ATLANTA, GA.- The High Museum of Art debuts more than 60 new works by Athens-based photographer Mark Steinmetz commissioned for its “Picturing the South” series in “Mark Steinmetz: Terminus,” on view March 3 through June 3, 2018. Established in 1996, “Picturing the South” is a distinctive initiative that asks noted photographers to turn their lenses toward the American South to create work for the High’s collection. For his commission, Steinmetz focused on air travel and Atlanta’s Hartsfield–Jackson International Airport—the most heavily trafficked airport in the world. Taking its title from Atlanta’s original name, the exhibition closely considers the activity and interactions that make the airport the crossroads of the New South.

“We are delighted to bring Steinmetz’s work into the collection as part of our ‘Picturing the South’ series, which exemplifies our dedication to photography and focus on celebrating the region’s rich artistic landscape,” said Rand Suffolk, the High’s Nancy and Holcombe T. Green, Jr., director.

“As a Southern photographer, Steinmetz brings a familiarity with the region to his commission that also comes with a greater sense of intimacy and depth.
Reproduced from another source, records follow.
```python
if __name__ == "__main__":
    print(build(force="--force" in sys.argv, verbose="--verbose" in sys.argv or "-v" in sys.argv))
```

zeroshape_amd/csrc/sdf_prologue.hip:

```cpp
#include "zs_common.h"
#include "sdf_layout.h"
#include "../../include/zeroshape_hip.h"

#include <math.h>

namespace {

using namespace zs::lay;

constexpr int ROWS = 4;
constexpr int LIN_THREADS = 256;
constexpr int KMAX = 1024;

__device__ __forceinline__ float wave_sum(float v) {
#pragma unroll
    for (int o = 32; o > 0; o >>= 1) v += __shfl_xor(v, o, 64);
    return v;
}

__device__ __forceinline__ float erf_ref(float x) { return erff(x); }

template <bool LN_IN, bool GELU, bool RESID, bool POS>
__global__ __launch_bounds__(LIN_THREADS) void lat_linear_kernel(
    const float *__restrict__ X, int ldx, size_t x_stride, int K, const float *__restrict__ Wt,
    const float *__restrict__ bias, int N, const float *__restrict__ ln_g,
    const float *__restrict__ ln_b, const float *__restrict__ resid, int ldr, size_t r_stride,
    const float *__restrict__ pos, float *__restrict__ Y, int ldy, size_t y_stride, int rows) {
    __shared__ float xs[ROWS][KMAX];
    const int img = blockIdx.z;
    const int r0 = blockIdx.x * ROWS;
    const int n = blockIdx.y * LIN_THREADS + threadIdx.x;
    X += (size_t)img * x_stride;
    Y += (size_t)img * y_stride;

    for (int i = threadIdx.x; i < ROWS * K; i += LIN_THREADS) {
        const int r = i / K, k = i - r * K;
        const int rr = min(r0 + r, rows - 1);
        xs[r][k] = X[(size_t)rr * ldx + k];
    }
    __syncthreads();
    if (LN_IN) {
        const int w = threadIdx.x >> 6, lane = threadIdx.x & 63;
        float v[4], s = 0.f;
#pragma unroll
        for (int j = 0; j < 4; j++) {
            v[j] = xs[w][lane + 64 * j];
            s += v[j];
        }
        const float mean = wave_sum(s) * (1.0f / 256.0f);
        float q = 0.f;
#pragma unroll
        for (int j = 0; j < 4; j++) {
            const float d = v[j] - mean;
            q = fmaf(d, d, q);
        }
        const float rstd = 1.0f / sqrtf(wave_sum(q) * (1.0f / 256.0f) + 1e-6f);
#pragma unroll
        for (int j = 0; j < 4; j++) {
            const int k = lane + 64 * j;
            xs[w][k] = fmaf((v[j] - mean) * rstd, ln_g[k], ln_b[k]);
        }
        __syncthreads();
    }
    float acc[ROWS];
#pragma unroll
    for (int r = 0; r < ROWS; r++) acc[r] = 0.f;
    for (int k0 = 0; k0 < K; k0 += 16) {
        float w[16];
#pragma unroll
        for (int j = 0; j < 16; j++) w[j] = Wt[(size_t)(k0 + j) * N + n];
#pragma unroll
        for (int j = 0; j < 16; j++)
#pragma unroll
            for (int r = 0; r < ROWS; r++) acc[r] = fmaf(xs[r][k0 + j], w[j], acc[r]);
    }
    const float b = bias[n];
#pragma unroll
    for (int r = 0; r < ROWS; r++) {
        const int row = r0 + r;
        if (row >= rows) break;
        float v = acc[r] + b;
        if (POS) v += pos[(size_t)row * N + n];
        if (GELU) v = 0.5f * v * (1.0f + erf_ref(v * 0.70710678118654752440f));
        if (RESID) v += resid[(size_t)img * r_stride + (size_t)row * ldr + n];
        Y[(size_t)row * ldy + n] = v;
    }
}

__global__ __launch_bounds__(256) void lat_self_attn_kernel(const float *__restrict__ qkv,
                                                            size_t stride, float *__restrict__ out,
                                                            size_t out_stride) {
    __shared__ float ks[L][HD];
    __shared__ float vs[L][HD];
    const int hd = blockIdx.x, img = blockIdx.y;
    qkv += (size_t)img * stride;
    out += (size_t)img * out_stride;
    for (int i = threadIdx.x; i < L * HD; i += 256) {
        const int r = i / HD, d = i - r * HD;
        ks[r][d] = qkv[(size_t)r * (3 * C) + C + hd * HD + d];
        vs[r][d] = qkv[(size_t)r * (3 * C) + 2 * C + hd * HD + d];
    }
    __syncthreads();
    const int i = threadIdx.x;
    if (i >= L) return;
    float q[HD], o[HD];
#pragma unroll
    for (int d = 0; d < HD; d++) {
        q[d] = qkv[(size_t)i * (3 * C) + hd * HD + d];
        o[d] = 0.f;
    }
    const float scale = 0.17677669529663688110f;
    float m = -INFINITY, z = 0.f;
    for (int j = 0; j < L; j++) {
        float s = 0.f;
#pragma unroll
        for (int d = 0; d < HD; d++) s = fmaf(q[d], ks[j][d], s);
        s *= scale;
        const float mn = fmaxf(m, s);
        const float a = expf(m - mn), p = expf(s - mn);
        z = fmaf(z, a, p);
#pragma unroll
        for (int d = 0; d < HD; d++) o[d] = fmaf(p, vs[j][d], o[d] * a);
        m = mn;
    }
    const float inv = 1.0f / z;
#pragma unroll
    for (int d = 0; d < HD; d++) out[(size_t)i * C + hd * HD + d] = o[d] * inv;
}

__global__ __launch_bounds__(256) void pack_kv_kernel(const float *__restrict__ scratch,
                                                      size_t scratch_stride,
                                                      float *__restrict__ programs,
                                                      size_t program_stride) {
    const int img = blockIdx.y;
    const int e = blockIdx.x * 256 + threadIdx.x;
    const int lane = e & 63;
    const int r = (e >> 6) & 15;
    const int which = (e >> 10) & 1;
    int t = e >> 11;
    const int lt = t % LT;
    t /= LT;
    const int hd = t & 7;
    const int blk = t >> 3;
    if (blk >= BLOCKS) return;
    const float *sc = scratch + (size_t)img * scratch_stride;
    const int rw = (r & 3) + 8 * (r >> 2) + 4 * (lane >> 5);
    const int lrow = 32 * lt + (which == 0 ? (lane & 31) : rw);
    const int dim = which == 0 ? rw : (lane & 31);
    float val = 0.f;
    if (lrow < L) {
        if (blk == 0)
            val = sc[S_QKV0 + (size_t)lrow * (3 * C) + (1 + which) * C + hd * HD + dim];
        else
            val = sc[S_KV1 + (size_t)lrow * (2 * C) + which * C + hd * HD + dim];
    }
    const int group = blk * G_BLOCK + hd * G_HEAD + G_QKV_HEAD + lt * 8 + which * 4 + (r >> 2);
    programs[(size_t)img * program_stride + (size_t)group * GROUP_FLOATS + lane * 4 + (r & 3)] = val;
}

template <bool LN_IN, bool GELU, bool RESID, bool POS>
void launch_linear(hipStream_t s, int batch, const float *X, int ldx, size_t x_stride, int K,
                   const float *Wt, const float *bias, int N, const float *g, const float *b,
                   const float *resid, int ldr, size_t r_stride, const float *pos, float *Y, int ldy,
                   size_t y_stride) {
    dim3 grid((L + ROWS - 1) / ROWS, N / LIN_THREADS, batch);
    hipLaunchKernelGGL((lat_linear_kernel<LN_IN, GELU, RESID, POS>), grid, dim3(LIN_THREADS), 0, s, X,
                       ldx, x_stride, K, Wt, bias, N, g, b, resid, ldr, r_stride, pos, Y, ldy,
                       y_stride, L);
}

}

__global__ __launch_bounds__(256) void verdict_stats_kernel(const float *__restrict__ got, const float *__restrict__ want, int m,
                                                            float band, float tol, float tol_occ, float *__restrict__ stats,
                                                            int *__restrict__ flags) {
    __shared__ float red[4][256];
    __shared__ int redi[2][256];
    const int b = blockIdx.x, t = threadIdx.x;
    const float *g = got + (size_t)b * m, *w = want + (size_t)b * m;
    float mx = 0.f, sum = 0.f, mw = 0.f, mo = 0.f;
    int flips = 0, bad = 0;
    for (int i = t; i < m; i += 256) {
        const float x = g[i], y = w[i];
        if (!isfinite(x) || !isfinite(y)) bad = 1;
        const float d = fabsf(x - y);
        mx = fmaxf(mx, d);
        sum += d;
        mw = fmaxf(mw, fabsf(y));
        mo = fmaxf(mo, fabsf(1.0f / (1.0f + expf(-x)) - 1.0f / (1.0f + expf(-y))));
        flips += ((x > 0.f) != (y > 0.f)) && fabsf(y) >= band;
    }
    red[0][t] = mx; red[1][t] = sum; red[2][t] = mw; red[3][t] = mo;
    redi[0][t] = flips; redi[1][t] = bad;
    __syncthreads();
    for (int o = 128; o > 0; o >>= 1) {
        if (t < o) {
            red[0][t] = fmaxf(red[0][t], red[0][t + o]);
            red[1][t] += red[1][t + o];
            red[2][t] = fmaxf(red[2][t], red[2][t + o]);
            red[3][t] = fmaxf(red[3][t], red[3][t + o]);
            redi[0][t] += redi[0][t + o];
            redi[1][t] |= redi[1][t + o];
        }
        __syncthreads();
    }
    if (t == 0) {
        const bool finite = redi[1][0] == 0;
        const float nan = __builtin_bit_cast(float, 0x7fc00000u);
        float *o = stats + (size_t)b * 5;
        o[0] = finite ? red[0][0] : nan;
        o[1] = finite ? red[1][0] / (float)m : nan;
        o[2] = finite ? red[2][0] : nan;
        o[3] = finite ? red[3][0] : nan;
        o[4] = (float)redi[0][0];
        if (flags) {
            flags[2 * b] = (finite && red[0][0] <= tol) ? 0 : 1;
            flags[2 * b + 1] = (finite && red[3][0] <= tol_occ && redi[0][0] == 0) ? 0 : 1;
        }
    }
}

extern "C" int zs_sdf_verdict_stats(const float *got, const float *want, int batch, int m, float flip_band, float tol,
                                    float tol_occ, float *stats, int *flags, void *stream) {
    if (batch < 0 || batch > 65535 || m <= 0) {
        zs::set_err("zs_sdf_verdict_stats: bad size (batch=%d m=%d)", batch, m);
        return 0;
    }
    if (batch == 0) return 1;
    if (!got || !want || !stats) {
        zs::set_err("zs_sdf_verdict_stats: null pointer");
        return 0;
    }
    hipLaunchKernelGGL(verdict_stats_kernel, dim3(batch), dim3(256), 0, static_cast<hipStream_t>(stream), got, want, m, flip_band,
                       tol, tol_occ, stats, flags);
    return zs::check_launch("zs_sdf_verdict_stats") ? 1 : 0;
}

extern "C" size_t zs_sdf_prologue_scratch_bytes(void) { return (size_t)SCRATCH_FLOATS * sizeof(float); }

extern "C" int zs_sdf_prologue(void *programs, size_t program_stride_bytes, const float *lat_params,
                               const float *latent_depth, int batch, void *scratch, void *stream) {
    return zs_sdf_prologue_ex(programs, program_stride_bytes, lat_params, latent_depth, batch, scratch, 0, stream);
}

extern "C" int zs_sdf_prologue_ex(void *programs, size_t program_stride_bytes, const float *lat_params,
                                  const float *latent_depth, int batch, void *scratch, int flags, void *stream) {
    if (flags & ~ZS_SDF_POS_PERLAYER) {
        zs::set_err("zs_sdf_prologue_ex: unknown flags 0x%x", flags);
        return 0;
    }
    if (batch < 0) {
        zs::set_err("zs_sdf_prologue: negative batch %d", batch);
        return 0;
    }
    if (batch == 0) return 1;
    if (!programs || !lat_params || !latent_depth || !scratch) {
        zs::set_err("zs_sdf_prologue: null pointer");
        return 0;
    }
    if (program_stride_bytes % 16 != 0 || program_stride_bytes < zs_sdf_program_bytes()) {
        zs::set_err("zs_sdf_prologue: bad program stride %zu", program_stride_bytes);
        return 0;
    }
    if (batch > 65535) {
        zs::set_err("zs_sdf_prologue: batch %d > 65535", batch);
        return 0;
    }
    hipStream_t s = static_cast<hipStream_t>(stream);
    const float *P = lat_params;
    float *sc = static_cast<float *>(scratch);
    const size_t ss = SCRATCH_FLOATS;
    launch_linear<false, false, false, true>(s, batch, latent_depth, C, (size_t)L * C, C, P + LQ_WLP,
                                             P + LQ_BLP, C, nullptr, nullptr, nullptr, 0, 0,
                                             P + LQ_POS, sc + S_LAT, C, ss);
    launch_linear<true, false, false, false>(s, batch, sc + S_LAT, C, ss, C, P + LQ_WQKV0,
                                             P + LQ_BQKV0, 3 * C, P + LQ_LN1G0, P + LQ_LN1B0, nullptr,
                                             0, 0, nullptr, sc + S_QKV0, 3 * C, ss);
    hipLaunchKernelGGL(lat_self_attn_kernel, dim3(HEADS, batch), dim3(256), 0, s, sc + S_QKV0, ss,
                       sc + S_ATT, ss);
    launch_linear<false, false, true, false>(s, batch, sc + S_ATT, C, ss, C, P + LQ_WPROJ0,
                                             P + LQ_BPROJ0, C, nullptr, nullptr, sc + S_LAT, C, ss,
                                             nullptr, sc + S_X1, C, ss);
    launch_linear<true, true, false, false>(s, batch, sc + S_X1, C, ss, C, P + LQ_W1, P + LQ_B1, HID,
                                            P + LQ_LN2G0, P + LQ_LN2B0, nullptr, 0, 0, nullptr,
                                            sc + S_HID, HID, ss);
    if (flags & ZS_SDF_POS_PERLAYER)
        launch_linear<false, false, true, true>(s, batch, sc + S_HID, HID, ss, HID, P + LQ_W2, P + LQ_B2,
                                                C, nullptr, nullptr, sc + S_X1, C, ss, P + LQ_POS,
                                                sc + S_X2, C, ss);
    else
        launch_linear<false, false, true, false>(s, batch, sc + S_HID, HID, ss, HID, P + LQ_W2, P + LQ_B2,
                                                 C, nullptr, nullptr, sc + S_X1, C, ss, nullptr,
                                                 sc + S_X2, C, ss);
    launch_linear<true, false, false, false>(s, batch, sc + S_X2, C, ss, C, P + LQ_WKV1, P + LQ_BKV1,
                                             2 * C, P + LQ_LN1G1, P + LQ_LN1B1, nullptr, 0, 0, nullptr,
                                             sc + S_KV1, 2 * C, ss);
    const int elems = BLOCKS * HEADS * LT * 2 * 16 * 64;
    hipLaunchKernelGGL(pack_kv_kernel, dim3((elems + 255) / 256, batch), dim3(256), 0, s, sc, ss,
                       static_cast<float *>(programs), program_stride_bytes / sizeof(float));
    return zs::check_launch("zs_sdf_prologue") ? 1 : 0;
}
```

That personal connection to the South’s people and places is certainly evident in this new work,” said Gregory Harris, the High’s assistant curator of photography. “We’re excited by the photographs, and we look forward to sharing them with our community.”
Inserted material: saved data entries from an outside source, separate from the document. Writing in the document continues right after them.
# witalis3/UHSDR

Measured on AMD Instinct MI355X. Metric: Msamples/s through full SSB-RX chain (node); % of HBM-roofline per GPU, higher is better.
Workload: dtype f32; 1 GPU; C2: 4096 ch x 256-frame blocks, SSB-USB P48 chain, f32; channels_per_gpu=4096, frames_per_call=256, parallelism=channel-sharded x1, no data-path collective, outputs=f32 audio, pipelined=True, handoff=persistent, precision=exact, schedule=split_pipe

## Files before the change

### uhsdr_amd/csrc/uhsdr_dsp.h

```cpp
#ifndef UHSDR_DSP_H
#define UHSDR_DSP_H

#include <hip/hip_runtime.h>
#include <stdint.h>
#include "uhsdr_internal.h"

#define BLK UHSDR_IQ_BLOCK_SIZE
#define IQ_BIT_SCALE_DOWN 0.0000152587890625f

typedef float vf4 __attribute__((ext_vector_type(4)));

template <int V, int N>
__device__ __forceinline__ void lds_vec(const float* p, float (&w)[N], int j)
{
    if (V == 4)
    {
        const float4 v = *(const float4*)p;
        w[j] = v.x; w[j + 1] = v.y; w[j + 2] = v.z; w[j + 3] = v.w;
    }
    else
    {
        const float2 v = *(const float2*)p;
        w[j] = v.x; w[j + 1] = v.y;
    }
}

typedef const __attribute__((address_space(4))) float ctaps_t;
__device__ __forceinline__ ctaps_t* as_taps(const float* p) { return (ctaps_t*)p; }

template <bool F, typename V>
__device__ __forceinline__ V fir_mac(V acc, V x, V c)
{
    if constexpr (F) return __builtin_elementwise_fma(x, c, acc);
    else return acc + x * c;
}

template <int T, int R, int M, int V = 4, bool F = false, bool TP = false>
__device__ __forceinline__ void fir_block(const float* win, ctaps_t* c, float (&acc)[R])
{
    constexpr int WA = (M * (R - 1) + 8 + 7) & ~7;
    constexpr int NCH = T / 8, TR = T % 8;
    constexpr int ROT = NCH <= 8 ? (NCH > 0 ? NCH : 1) : WA / 8 + 1;
    float w[WA];
#pragma unroll
    for (int r = 0; r < R; ++r) acc[r] = 0.0f;
#pragma unroll
    for (int j = 0; j < WA; j += V) lds_vec<V>(win + j, w, j);
    float cn[8];
    if constexpr (TP)
    {
#pragma unroll
        for (int q = 0; q < 8; ++q) cn[q] = c[q];
    }
#pragma unroll ROT
    for (int ch = 0; ch < NCH; ++ch)
    {
        float cc[8];
        if constexpr (TP)
        {
#pragma unroll
            for (int q = 0; q < 8; ++q) cc[q] = cn[q];
#pragma unroll
            for (int q = 0; q < 8; ++q) cn[q] = c[8 * (ch + 1) + q];
        }
        else
        {
#pragma unroll
            for (int q = 0; q < 8; ++q) cc[q] = c[8 * ch + q];
        }
        float nw[8];
#pragma unroll
        for (int q = 0; q < 8; q += V) lds_vec<V>(win + 8 * ch + WA + q, nw, q);
#pragma unroll
        for (int kk = 0; kk < 8; ++kk)
        {
#pragma unroll
            for (int r = 0; r < R; ++r) acc[r] = fir_mac<F>(acc[r], w[r * M + kk], cc[kk]);
        }
#pragma unroll
        for (int j = 0; j < WA - 8; ++j) w[j] = w[j + 8];
#pragma unroll
        for (int q = 0; q < 8; ++q) w[WA - 8 + q] = nw[q];
    }
#pragma unroll
    for (int kk = 0; kk < TR; ++kk)
    {
        const float ck = TP ? cn[kk] : c[8 * NCH + kk];
#pragma unroll
        for (int r = 0; r < R; ++r) acc[r] = fir_mac<F>(acc[r], w[r * M + kk], ck);
    }
}

typedef float v2f __attribute__((ext_vector_type(2)));
typedef const __attribute__((address_space(4))) v2f ctaps2_t;
__device__ __forceinline__ ctaps2_t* as_taps2(const float* p) { return (ctaps2_t*)p; }

template <int PB>
__host__ __device__ constexpr int pwin_off(int i) { return 2 * i + PB * (i >> 3); }
__host__ __device__ constexpr int front_pad1(int R, bool decim_first, int M) { return R == 8 && (decim_first || M == 1) ? 4 : 0; }

template <int T, int R, int M, bool F = false, int PB = 0, bool TP = false>
__device__ __forceinline__ void fir_block2(const float* win, ctaps2_t* c, v2f (&acc)[R])
{
    constexpr int WA = (M * (R - 1) + 8 + 7) & ~7;
    constexpr int NCH = T / 8, TR = T % 8;
    constexpr int ROT = WA / 8 + 1;
    v2f w[WA];
#pragma unroll
    for (int r = 0; r < R; ++r) acc[r] = v2f{ 0.0f, 0.0f };
#pragma unroll
    for (int j = 0; j < WA; j += 2)
    {
        const vf4 v = *(const vf4*)(win + pwin_off<PB>(j));
        w[j] = v.xy; w[j + 1] = v.zw;
    }
    v2f cn[8];
    if constexpr (TP)
    {
#pragma unroll
        for (int q = 0; q < 8; ++q) cn[q] = c[q];
    }
#pragma unroll ROT
    for (int ch = 0; ch < NCH; ++ch)
    {
        v2f cc[8];
        if constexpr (TP)
        {
#pragma unroll
            for (int q = 0; q < 8; ++q) cc[q] = cn[q];
#pragma unroll
            for (int q = 0; q < 8; ++q) cn[q] = c[8 * (ch + 1) + q];
        }
        else
        {
#pragma unroll
            for (int q = 0; q < 8; ++q) cc[q] = c[8 * ch + q];
        }
        v2f nw[8];
#pragma unroll
        for (int q = 0; q < 8; q += 2)
        {
            const vf4 v = *(const vf4*)(win + (16 + PB) * ch + pwin_off<PB>(WA + q));
            nw[q] = v.xy; nw[q + 1] = v.zw;
        }
#pragma unroll
        for (int kk = 0; kk < 8; ++kk)
        {
#pragma unroll
            for (int r = 0; r < R; ++r) acc[r] = fir_mac<F>(acc[r], w[r * M + kk], cc[kk]);
        }
#pragma unroll
        for (int j = 0; j < WA - 8; ++j) w[j] = w[j + 8];
#pragma unroll
        for (int q = 0; q < 8; ++q) w[WA - 8 + q] = nw[q];
    }
#pragma unroll
    for (int kk = 0; kk < TR; ++kk)
    {
        const v2f ck = TP ? cn[kk] : c[8 * NCH + kk];
#pragma unroll
        for (int r = 0; r < R; ++r) acc[r] = fir_mac<F>(acc[r], w[r * M + kk], ck);
    }
}

constexpr int FRONT_TAIL = 8;

__device__ __forceinline__ float to_vgpr(float x)
{
    float r;
    asm volatile("v_mov_b32 %0, %1" : "=v"(r) : "s"(x));
    return r;
}
template <int N>
__device__ __forceinline__ void to_vgpr(float (&x)[N])
{
#pragma unroll
// ... 224 lines not shown
        const int q = lane + FRONT_WAVE_L * i;
        buf[i] = h[q < qmax ? q : qmax];
    }
}
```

Steinmetz is widely respected as one of the leading mid-career photographers working in the South today and is known for his documentation of the region’s social and geographical landscapes. In the black-and-white prints he created for this commission, Steinmetz captures the richly complex conglomeration of public and private moments that play out in the airport’s exterior and interior spaces. Punctuating those human moments, Steinmetz also has made studies of the jet trails left by passing planes, the overgrown landscape that surrounds the airport and aerial views of the city. The photographs range from portraiture and landscapes to more abstracted work about the sky and flight. Together, they provide a poignant perspective on Atlanta as a global metropolis and underscore the role the airport plays as a gateway to our modern world.
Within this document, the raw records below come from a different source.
# mgalardini/pyseer

Hardware: AMD Instinct MI355X
Metric: k-mer tests/sec at N=5000 samples (LMM), whole job (higher is better)
Workload: dtype int8 limbs x4 (exact int32 MFMA accumulation, fp64 recombination and statistics)

## Files before the change

### pyseer_amd/csrc/api.hip

```cpp
#include "common.h"
#include "route.h"
#include "host_pool.h"
#include <atomic>
#include <deque>
#include <mutex>
#include <condition_variable>
#include <functional>
#include <string>
#include <vector>
#include <thread>
#include <future>
#include <chrono>
#include <cmath>
#include <cstring>
#include <cstdlib>
#include <algorithm>

#include "lmm_params.h"
#include "vcf_kernels.h"
#include "vcf_reader.h"
#include "enet_params.h"
extern "C" {
hipError_t shk_sim_accumulate(hipStream_t st, const uint64_t *T, int64_t Vpad, int64_t V, int N, int NB64, double min_af, double max_af,
                              int af_on, uint64_t *keep, uint64_t *S, int NS, unsigned long long *Kacc);
hipError_t shk_sim_finish(hipStream_t st, const unsigned long long *Kacc, int NS, int N, double *K);
hipError_t shk_repack_bits(hipStream_t, const uint8_t *, int64_t, int64_t, int64_t, int, int, uint64_t *, uint8_t *);
hipError_t shk_lmm_linear(hipStream_t, int, const uint64_t *, int64_t, int, int, const double *, const double *,
                          const double *, const double *, const uint64_t *, const uint64_t *, int, const double *, LmmLinOut);
hipError_t shk_lmm_build_tab(hipStream_t, const double *, const double *, const double *, const double *, int, int, int, int, double *);
hipError_t shk_lmm_quadform(hipStream_t, int, const int8_t *, const uint64_t *, int64_t, int, int, int, double *, const int *, int, int64_t *);
hipError_t shk_lmm_refine(hipStream_t, int64_t, int64_t, int, int, int, int, const int8_t *, const uint64_t *, uint64_t *, double *, LmmLinOut,
                          const double *, LmmFinParams, double *, uint32_t *, LmmRefine);
hipError_t shk_af_compact(hipStream_t, int, int64_t, LmmLinOut, LmmFinParams, int *, int *, const uint64_t *, int64_t, uint64_t *,
                          int64_t, int, int, const double *, double *);
hipError_t shk_lmm_finalize(hipStream_t, int64_t, int64_t, int, LmmLinOut, const double *, LmmFinParams, double *, uint32_t *, LmmRefine);
hipError_t shk_spectral_bound(hipStream_t, const float *, int, int, double *, double *, int, double *, int *);
hipError_t shk_power_norm(hipStream_t, const float *, int, int, double *, double *, double *, int);
hipError_t shk_lmm_build_G(hipStream_t, const double *, const double *, int, int, int, int, int, int, double *, double *,
                           unsigned long long *, int8_t *, float *, double *, double *, double *, int);
hipError_t shk_dd_find(hipStream_t, const uint64_t *, int64_t, int64_t, int, uint64_t *, uint64_t, unsigned long long *, int *, int *, int *, int *);
hipError_t shk_af_rows(hipStream_t, int, const uint8_t *, int64_t, int64_t, int, double, double, int *, int *, int *);
hipError_t shk_pf_rows(hipStream_t, const uint8_t *, int64_t, int64_t, int, const uint64_t *, const uint64_t *, double, double, int, int, int,
                       double, int, int *, int *, int *, int *, int *, int *, double *, uint32_t *);
hipError_t shk_dd_gather(hipStream_t, const uint8_t *, int64_t, int64_t, const int *, const int *, uint8_t *);
hipError_t shk_dd_scatter(hipStream_t, int64_t, int64_t, int, const int *, const int *, const double *, const uint32_t *, double *, uint32_t *);
hipError_t shk_job_select(hipStream_t, const uint32_t *, const double *, int64_t, int, int, int, int *, long long *, long long *, int32_t *, uint32_t *, double *, int64_t, int32_t *);
int64_t sh_format_records(const char *, const int64_t *, const int32_t *, int, const int32_t *, int64_t, const double *const *, int, const double *, int64_t, int,
                          const uint8_t *, const int32_t *, const char *const *, int, const uint32_t *, const char **);
int64_t format_records_samples(const char *, const int64_t *, const int32_t *, int, const int32_t *, int64_t, const double *const *, int, const double *, int64_t, int,
                               const uint8_t *, const int32_t *, const char *const *, int, const uint32_t *, const char **, const uint8_t *, int64_t, const char *,
                               const int64_t *, const int32_t *);
hipError_t shk_job_patterns(hipStream_t, const uint64_t *, int64_t, int64_t, int, const uint32_t *, int *, long long *, uint32_t *, char *, char *);
#define JOB_ROWS_PER_BLOCK_HOST 1024
hipError_t shk_enet_store(hipStream_t, const uint8_t *, const uint8_t *, const uint8_t *, int64_t, int, int, uint64_t *);
hipError_t shk_enet_gather(hipStream_t, const uint64_t *, const int64_t *, int64_t, int, uint64_t *);
hipError_t shk_enet_ingest_count(hipStream_t, const uint64_t *, int64_t, int, int, int, int, int32_t *, int32_t *, int32_t *, int32_t *, int32_t *);
hipError_t shk_enet_ingest_scatter(hipStream_t, const uint64_t *, int64_t, int, int, const int32_t *, const int32_t *, uint64_t *);
hipError_t shk_enet_moments(hipStream_t, const uint64_t *, int64_t, int, int, const double *, double, double *);
hipError_t shk_enet_grad(hipStream_t, const uint64_t *, int64_t, int, const double *, int64_t, int, double *, int64_t);
size_t shk_enet_cd_lds_bytes(int, int);
hipError_t shk_enet_cd(hipStream_t, const struct EnetCdArgs *, int);
hipError_t shk_enet_predict(hipStream_t, const uint64_t *, const uint64_t *, const double *, const uint8_t *, int64_t, int, int, double *);
}
#include "glm_api.inc"
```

“At the airport, people from all over the world and from all walks of life can be found in the midst of their journeys,” said Steinmetz. “Though my main subject has been the passengers, I am also photographing the people who work at the airport, the interiors and exteriors of the planes, as well as the hotels, parking lots and neighborhoods that surround and support the airport.”

“Our hope with our ‘Picturing the South’ commissions is to spark something new in the photographers’ work, allowing them to dig into a topic or place that they’ve not yet been able to explore,” said Harris. “Mark has been making some long-exposure night time pictures of planes that are abstract and unlike anything else I’ve seen him do. They’re rather meditative and beautiful. I was pleased to see him taking that kind of risk, and I’m excited that our visitors will have the first chance to see these gorgeous photographs.”

“Mark Steinmetz: Terminus” is on view in the Lower Level of the High’s Wieland Pavilion.

Steinmetz (American, born 1961) has lived and worked in Athens, Ga., for nearly 25 years. He is the author of more than a dozen photography books, many of which were published by Nazraeli Press. His work has been featured in solo and group exhibitions at galleries and museums throughout the United States, and his photographs are included in the distinguished collections of The Museum of Modern Art, New York; The Metropolitan Museum of Art; the Art Institute of Chicago; the San Francisco Museum of Art; the Museum of Fine Arts, Houston; and the High Museum of Art, among others. In 1994, he was awarded a Guggenheim Fellowship that enabled him to photograph extensively throughout the South. Much of this work later appeared in his books “South East,” “Greater Atlanta” and “15 Miles to K-Ville.” Steinmetz has taught widely at many prestigious institutions, including Harvard University, Sarah Lawrence College, Emory University and Yale University.